**Provided data**

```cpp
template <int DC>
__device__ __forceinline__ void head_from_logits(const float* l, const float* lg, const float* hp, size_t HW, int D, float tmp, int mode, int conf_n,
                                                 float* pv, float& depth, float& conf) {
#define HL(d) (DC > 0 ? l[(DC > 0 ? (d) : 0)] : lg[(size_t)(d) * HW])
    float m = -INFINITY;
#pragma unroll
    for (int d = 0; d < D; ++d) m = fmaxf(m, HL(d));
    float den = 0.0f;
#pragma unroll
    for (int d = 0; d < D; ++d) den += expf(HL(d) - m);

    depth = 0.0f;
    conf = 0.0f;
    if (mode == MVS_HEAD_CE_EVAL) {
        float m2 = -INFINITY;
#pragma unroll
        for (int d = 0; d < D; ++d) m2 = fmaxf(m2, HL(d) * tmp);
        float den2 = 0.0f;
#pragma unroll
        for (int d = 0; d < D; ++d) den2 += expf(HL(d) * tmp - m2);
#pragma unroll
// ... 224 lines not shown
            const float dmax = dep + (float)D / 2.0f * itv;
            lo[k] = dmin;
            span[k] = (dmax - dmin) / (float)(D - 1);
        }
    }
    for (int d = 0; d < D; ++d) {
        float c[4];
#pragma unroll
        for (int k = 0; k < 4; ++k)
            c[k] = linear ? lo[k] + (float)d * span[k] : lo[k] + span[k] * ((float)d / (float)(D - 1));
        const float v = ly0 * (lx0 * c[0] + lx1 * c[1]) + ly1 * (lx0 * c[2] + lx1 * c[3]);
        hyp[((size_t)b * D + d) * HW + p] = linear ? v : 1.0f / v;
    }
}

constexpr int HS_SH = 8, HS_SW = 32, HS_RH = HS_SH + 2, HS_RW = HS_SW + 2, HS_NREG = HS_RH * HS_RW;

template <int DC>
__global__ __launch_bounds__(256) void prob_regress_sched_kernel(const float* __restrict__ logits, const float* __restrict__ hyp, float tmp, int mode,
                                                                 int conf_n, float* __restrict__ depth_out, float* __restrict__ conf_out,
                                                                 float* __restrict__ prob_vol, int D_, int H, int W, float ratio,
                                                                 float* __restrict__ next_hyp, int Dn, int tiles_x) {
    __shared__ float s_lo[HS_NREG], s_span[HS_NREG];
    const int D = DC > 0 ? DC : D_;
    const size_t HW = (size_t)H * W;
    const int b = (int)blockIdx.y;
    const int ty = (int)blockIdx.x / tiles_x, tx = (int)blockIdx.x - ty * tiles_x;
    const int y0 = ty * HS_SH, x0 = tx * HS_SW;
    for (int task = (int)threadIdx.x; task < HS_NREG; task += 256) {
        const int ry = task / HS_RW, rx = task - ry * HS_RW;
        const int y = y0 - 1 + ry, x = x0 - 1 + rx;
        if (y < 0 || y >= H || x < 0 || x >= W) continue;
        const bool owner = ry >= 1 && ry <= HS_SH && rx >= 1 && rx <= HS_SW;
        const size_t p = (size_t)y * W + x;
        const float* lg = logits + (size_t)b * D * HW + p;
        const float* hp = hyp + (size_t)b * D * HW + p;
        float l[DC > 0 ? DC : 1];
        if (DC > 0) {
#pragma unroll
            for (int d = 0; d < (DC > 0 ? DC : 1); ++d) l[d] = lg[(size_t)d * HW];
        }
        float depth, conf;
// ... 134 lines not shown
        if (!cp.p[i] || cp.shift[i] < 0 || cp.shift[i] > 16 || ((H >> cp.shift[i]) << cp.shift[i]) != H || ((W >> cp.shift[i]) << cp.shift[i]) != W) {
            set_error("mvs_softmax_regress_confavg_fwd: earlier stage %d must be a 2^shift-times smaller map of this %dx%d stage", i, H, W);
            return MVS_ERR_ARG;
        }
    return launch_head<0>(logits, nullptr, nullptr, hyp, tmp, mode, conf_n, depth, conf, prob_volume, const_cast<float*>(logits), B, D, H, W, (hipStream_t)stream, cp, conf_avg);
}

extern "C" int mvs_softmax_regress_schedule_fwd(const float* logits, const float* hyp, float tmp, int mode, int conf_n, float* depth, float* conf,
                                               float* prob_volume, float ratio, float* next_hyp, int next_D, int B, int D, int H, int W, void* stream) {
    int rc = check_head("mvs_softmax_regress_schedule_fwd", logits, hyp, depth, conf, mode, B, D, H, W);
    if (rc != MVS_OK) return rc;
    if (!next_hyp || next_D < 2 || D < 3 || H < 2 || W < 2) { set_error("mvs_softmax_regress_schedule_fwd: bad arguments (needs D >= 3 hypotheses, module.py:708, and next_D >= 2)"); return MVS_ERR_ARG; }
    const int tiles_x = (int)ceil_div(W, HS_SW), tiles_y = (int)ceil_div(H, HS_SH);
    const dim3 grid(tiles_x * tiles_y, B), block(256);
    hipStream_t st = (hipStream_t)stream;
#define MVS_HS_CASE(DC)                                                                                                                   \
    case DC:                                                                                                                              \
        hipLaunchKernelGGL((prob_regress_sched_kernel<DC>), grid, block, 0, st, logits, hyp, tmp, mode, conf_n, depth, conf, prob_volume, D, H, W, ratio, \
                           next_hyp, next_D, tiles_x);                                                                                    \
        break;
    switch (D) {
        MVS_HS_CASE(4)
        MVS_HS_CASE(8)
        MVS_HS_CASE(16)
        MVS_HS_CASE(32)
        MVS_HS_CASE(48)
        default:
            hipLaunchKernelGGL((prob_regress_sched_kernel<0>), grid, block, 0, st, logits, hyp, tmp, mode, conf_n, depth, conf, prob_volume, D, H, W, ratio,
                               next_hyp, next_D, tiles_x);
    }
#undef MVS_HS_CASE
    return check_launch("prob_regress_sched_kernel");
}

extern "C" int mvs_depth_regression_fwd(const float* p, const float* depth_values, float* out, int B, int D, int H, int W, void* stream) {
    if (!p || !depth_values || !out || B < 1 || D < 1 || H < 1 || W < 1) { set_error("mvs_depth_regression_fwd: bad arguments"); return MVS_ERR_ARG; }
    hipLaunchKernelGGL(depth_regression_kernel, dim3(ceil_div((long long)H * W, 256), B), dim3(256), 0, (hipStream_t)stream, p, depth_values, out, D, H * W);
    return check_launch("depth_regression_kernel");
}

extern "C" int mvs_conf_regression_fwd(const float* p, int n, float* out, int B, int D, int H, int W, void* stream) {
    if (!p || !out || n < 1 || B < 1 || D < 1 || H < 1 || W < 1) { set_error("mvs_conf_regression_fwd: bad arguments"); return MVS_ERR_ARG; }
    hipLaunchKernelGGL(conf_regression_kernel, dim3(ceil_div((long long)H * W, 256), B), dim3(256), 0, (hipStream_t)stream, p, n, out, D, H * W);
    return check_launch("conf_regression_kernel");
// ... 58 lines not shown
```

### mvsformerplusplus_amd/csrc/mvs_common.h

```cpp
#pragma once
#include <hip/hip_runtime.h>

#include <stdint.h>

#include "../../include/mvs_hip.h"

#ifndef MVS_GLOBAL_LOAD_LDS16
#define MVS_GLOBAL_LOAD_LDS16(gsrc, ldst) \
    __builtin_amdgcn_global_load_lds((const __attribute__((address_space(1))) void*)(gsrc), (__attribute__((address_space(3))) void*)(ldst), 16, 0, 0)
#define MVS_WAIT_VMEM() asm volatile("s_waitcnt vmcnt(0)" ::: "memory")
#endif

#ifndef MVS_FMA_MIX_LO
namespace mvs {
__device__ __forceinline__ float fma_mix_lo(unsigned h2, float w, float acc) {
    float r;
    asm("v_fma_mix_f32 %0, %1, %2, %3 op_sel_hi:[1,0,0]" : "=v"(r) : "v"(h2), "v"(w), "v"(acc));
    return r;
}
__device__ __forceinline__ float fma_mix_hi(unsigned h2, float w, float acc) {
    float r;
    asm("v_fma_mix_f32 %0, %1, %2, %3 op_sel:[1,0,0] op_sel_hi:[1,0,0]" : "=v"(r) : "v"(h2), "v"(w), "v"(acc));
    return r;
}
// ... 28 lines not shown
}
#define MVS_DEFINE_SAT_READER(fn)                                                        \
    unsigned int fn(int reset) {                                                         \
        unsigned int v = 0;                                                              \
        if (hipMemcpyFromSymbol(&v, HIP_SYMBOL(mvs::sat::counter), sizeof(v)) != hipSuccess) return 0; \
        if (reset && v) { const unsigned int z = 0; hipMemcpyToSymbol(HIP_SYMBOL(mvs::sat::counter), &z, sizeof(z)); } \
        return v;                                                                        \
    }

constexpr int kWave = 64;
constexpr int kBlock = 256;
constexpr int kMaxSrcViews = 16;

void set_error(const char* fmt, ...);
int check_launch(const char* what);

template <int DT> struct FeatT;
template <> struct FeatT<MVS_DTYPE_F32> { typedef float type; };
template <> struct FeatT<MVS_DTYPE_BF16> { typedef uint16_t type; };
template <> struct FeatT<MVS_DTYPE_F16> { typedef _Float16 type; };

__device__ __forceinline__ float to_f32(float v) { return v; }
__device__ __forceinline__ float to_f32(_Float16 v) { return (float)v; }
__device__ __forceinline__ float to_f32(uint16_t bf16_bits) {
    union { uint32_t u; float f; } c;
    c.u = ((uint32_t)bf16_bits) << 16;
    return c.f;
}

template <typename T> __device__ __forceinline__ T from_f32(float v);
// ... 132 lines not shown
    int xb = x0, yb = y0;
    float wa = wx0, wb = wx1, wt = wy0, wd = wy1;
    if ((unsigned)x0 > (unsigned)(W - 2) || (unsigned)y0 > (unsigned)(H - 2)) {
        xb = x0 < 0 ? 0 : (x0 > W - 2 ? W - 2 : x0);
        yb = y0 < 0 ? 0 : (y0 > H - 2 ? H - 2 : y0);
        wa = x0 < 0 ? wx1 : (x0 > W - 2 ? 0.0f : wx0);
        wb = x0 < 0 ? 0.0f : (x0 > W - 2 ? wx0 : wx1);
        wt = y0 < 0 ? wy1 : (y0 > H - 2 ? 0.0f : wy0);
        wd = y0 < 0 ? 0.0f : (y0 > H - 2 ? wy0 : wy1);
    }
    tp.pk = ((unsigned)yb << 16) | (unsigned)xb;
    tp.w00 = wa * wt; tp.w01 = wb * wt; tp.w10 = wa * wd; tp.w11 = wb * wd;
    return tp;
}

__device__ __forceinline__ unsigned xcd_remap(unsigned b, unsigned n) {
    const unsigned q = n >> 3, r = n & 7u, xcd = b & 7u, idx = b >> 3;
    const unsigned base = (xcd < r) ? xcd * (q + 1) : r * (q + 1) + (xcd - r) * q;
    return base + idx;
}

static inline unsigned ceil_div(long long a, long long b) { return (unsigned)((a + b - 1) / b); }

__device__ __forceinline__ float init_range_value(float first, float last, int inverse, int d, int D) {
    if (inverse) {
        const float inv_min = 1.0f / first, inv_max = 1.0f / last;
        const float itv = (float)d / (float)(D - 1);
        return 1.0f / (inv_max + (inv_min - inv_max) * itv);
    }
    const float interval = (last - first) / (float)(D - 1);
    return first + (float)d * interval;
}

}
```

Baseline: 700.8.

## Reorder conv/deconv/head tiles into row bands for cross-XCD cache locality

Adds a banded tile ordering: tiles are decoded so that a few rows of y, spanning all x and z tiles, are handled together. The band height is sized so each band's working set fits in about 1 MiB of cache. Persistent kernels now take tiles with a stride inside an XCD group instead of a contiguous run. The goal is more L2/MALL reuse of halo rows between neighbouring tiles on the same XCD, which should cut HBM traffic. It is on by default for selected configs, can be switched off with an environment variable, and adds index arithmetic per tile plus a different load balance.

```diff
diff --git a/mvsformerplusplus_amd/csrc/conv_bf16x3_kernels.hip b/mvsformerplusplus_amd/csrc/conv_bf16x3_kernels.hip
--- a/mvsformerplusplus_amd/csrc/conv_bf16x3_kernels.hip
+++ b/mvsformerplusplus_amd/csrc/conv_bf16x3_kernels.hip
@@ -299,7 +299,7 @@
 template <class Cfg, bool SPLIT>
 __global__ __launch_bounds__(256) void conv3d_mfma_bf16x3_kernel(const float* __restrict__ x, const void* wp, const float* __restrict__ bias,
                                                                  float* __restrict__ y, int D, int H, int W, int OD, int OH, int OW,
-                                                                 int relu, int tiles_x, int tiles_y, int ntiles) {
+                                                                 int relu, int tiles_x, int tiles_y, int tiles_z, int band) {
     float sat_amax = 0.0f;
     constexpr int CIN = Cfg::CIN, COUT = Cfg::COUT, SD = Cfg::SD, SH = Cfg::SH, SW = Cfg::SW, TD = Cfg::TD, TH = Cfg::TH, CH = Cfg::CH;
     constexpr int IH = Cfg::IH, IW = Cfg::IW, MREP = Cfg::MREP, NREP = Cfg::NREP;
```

**Exercise goal**
Read the lines above. Gather those in which the string "task" is found.

**Response box**
    for (int task = (int)threadIdx.x; task < HS_NREG; task += 256) {
        const int ry = task / HS_RW, rx = task - ry * HS_RW;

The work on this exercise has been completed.